**Exercise aim:**
All entries shown below must be given again word for word.

(Items from a data source)
-- Opening Marker --
# muyangyi/SimSeg

Hardware: AMD Instinct MI355X
Metric: image-text pairs/sec (train) + seg images/sec (eval), ViT-B (higher is better)
Workload: dtype fp16

## Files before the change

include/simseg_hip.h:

```cpp
#ifndef SIMSEG_HIP_H
#define SIMSEG_HIP_H
#include <stdint.h>
#ifdef __cplusplus
extern "C" {
#endif

int simseg_version(void);
int simseg_set_half_type(int t);
const char* simseg_last_error(void);

int simseg_gemm(const void* A, const void* B, void* C, int64_t M, int64_t N, int64_t K, int64_t lda, int64_t ldb,
                int64_t ldc, int in_dtype, int out_dtype, int transA, int transB, float alpha, const float* bias,
                const float* rowscale, const float* residual, int64_t ldr, int act, const void* aux, void* aux_out,
                int row_group, int res_mod, int accumulate, int splitk, uint64_t drop_seed, float drop_p, float* colsum,
                void* stream);
int simseg_gemm_aux_blocked_ok(int64_t M, int64_t N, int64_t K);

int simseg_patch_text_sim(const void* x, const void* text, float* out, int64_t M, int64_t C, int64_t K, int dtype, float eps,
                          int normalize, void* stream);

int simseg_set_gemm_variant(int v);
int simseg_gemm_last_variant(void);

int simseg_gemm_wgrad_group(const int64_t* problems, int n, int64_t rows, int slices, void* stream);
int simseg_wgrad_group_last(void);

int simseg_layernorm_fwd(const float* x, const float* gamma, const float* beta, void* y, int out_dtype, void* y_bf16,
                         float* mean, float* rstd, int64_t rows, int64_t D, float eps, void* stream);
int simseg_layernorm_bwd(const void* dy_bf16, const float* dy_f32, const float* dres, const void* dres_bf16, const float* x,
                         const void* y_bf16, const float* beta, const float* mean,
                         const float* rstd, const float* gamma, float* dx_f32, void* dx_bf16, float* dgamma,
                         float* dbeta, float* dxsum, float* partials, int64_t rows, int64_t D, uint64_t drop_seed, float drop_p,
                         void* stream);
int64_t simseg_layernorm_bwd_workspace_bytes(int64_t rows, int64_t D);

int simseg_colsum_accum(const void* in, int in_dtype, float* out, int64_t rows, int64_t N, int64_t ld, void* stream);

int simseg_vit_im2col(const float* image, void* cols, int out_dtype, int64_t B, int64_t H, int64_t W, void* stream);
int simseg_vit_cls_rows(const float* cls, const float* pos, float* x, int64_t B, int64_t T, int64_t D, void* stream);
int simseg_vit_cls_grad(const float* dx, float* dcls, int64_t B, int64_t T, int64_t D, void* stream);

int simseg_bert_embed_fwd(const int64_t* ids, const float* word, const float* pos, const float* type0, float* out,
                          int64_t B, int64_t L, int64_t D, int64_t vocab, void* stream);
int simseg_bert_embed_bwd(const int64_t* ids, const int64_t* mask, const float* dsum, float* dword, int64_t B, int64_t L,
                          int64_t D, int64_t vocab, void* stream);
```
-- Closing Marker --
**Answer box:**
# muyangyi/SimSeg

Hardware: AMD Instinct MI355X
Metric: image-text pairs/sec (train) + seg images/sec (eval), ViT-B (higher is better)
Workload: dtype fp16

## Files before the change

include/simseg_hip.h:

```cpp
#ifndef SIMSEG_HIP_H
#define SIMSEG_HIP_H
#include <stdint.h>
#ifdef __cplusplus
extern "C" {
#endif

int simseg_version(void);
int simseg_set_half_type(int t);
const char* simseg_last_error(void);

int simseg_gemm(const void* A, const void* B, void* C, int64_t M, int64_t N, int64_t K, int64_t lda, int64_t ldb,
                int64_t ldc, int in_dtype, int out_dtype, int transA, int transB, float alpha, const float* bias,
                const float* rowscale, const float* residual, int64_t ldr, int act, const void* aux, void* aux_out,
                int row_group, int res_mod, int accumulate, int splitk, uint64_t drop_seed, float drop_p, float* colsum,
                void* stream);
int simseg_gemm_aux_blocked_ok(int64_t M, int64_t N, int64_t K);

int simseg_patch_text_sim(const void* x, const void* text, float* out, int64_t M, int64_t C, int64_t K, int dtype, float eps,
                          int normalize, void* stream);

int simseg_set_gemm_variant(int v);
int simseg_gemm_last_variant(void);

int simseg_gemm_wgrad_group(const int64_t* problems, int n, int64_t rows, int slices, void* stream);
int simseg_wgrad_group_last(void);

int simseg_layernorm_fwd(const float* x, const float* gamma, const float* beta, void* y, int out_dtype, void* y_bf16,
                         float* mean, float* rstd, int64_t rows, int64_t D, float eps, void* stream);
int simseg_layernorm_bwd(const void* dy_bf16, const float* dy_f32, const float* dres, const void* dres_bf16, const float* x,
                         const void* y_bf16, const float* beta, const float* mean,
                         const float* rstd, const float* gamma, float* dx_f32, void* dx_bf16, float* dgamma,
                         float* dbeta, float* dxsum, float* partials, int64_t rows, int64_t D, uint64_t drop_seed, float drop_p,
                         void* stream);
int64_t simseg_layernorm_bwd_workspace_bytes(int64_t rows, int64_t D);

int simseg_colsum_accum(const void* in, int in_dtype, float* out, int64_t rows, int64_t N, int64_t ld, void* stream);

int simseg_vit_im2col(const float* image, void* cols, int out_dtype, int64_t B, int64_t H, int64_t W, void* stream);
int simseg_vit_cls_rows(const float* cls, const float* pos, float* x, int64_t B, int64_t T, int64_t D, void* stream);
int simseg_vit_cls_grad(const float* dx, float* dcls, int64_t B, int64_t T, int64_t D, void* stream);

int simseg_bert_embed_fwd(const int64_t* ids, const float* word, const float* pos, const float* type0, float* out,
                          int64_t B, int64_t L, int64_t D, int64_t vocab, void* stream);
int simseg_bert_embed_bwd(const int64_t* ids, const int64_t* mask, const float* dsum, float* dword, int64_t B, int64_t L,
                          int64_t D, int64_t vocab, void* stream);
```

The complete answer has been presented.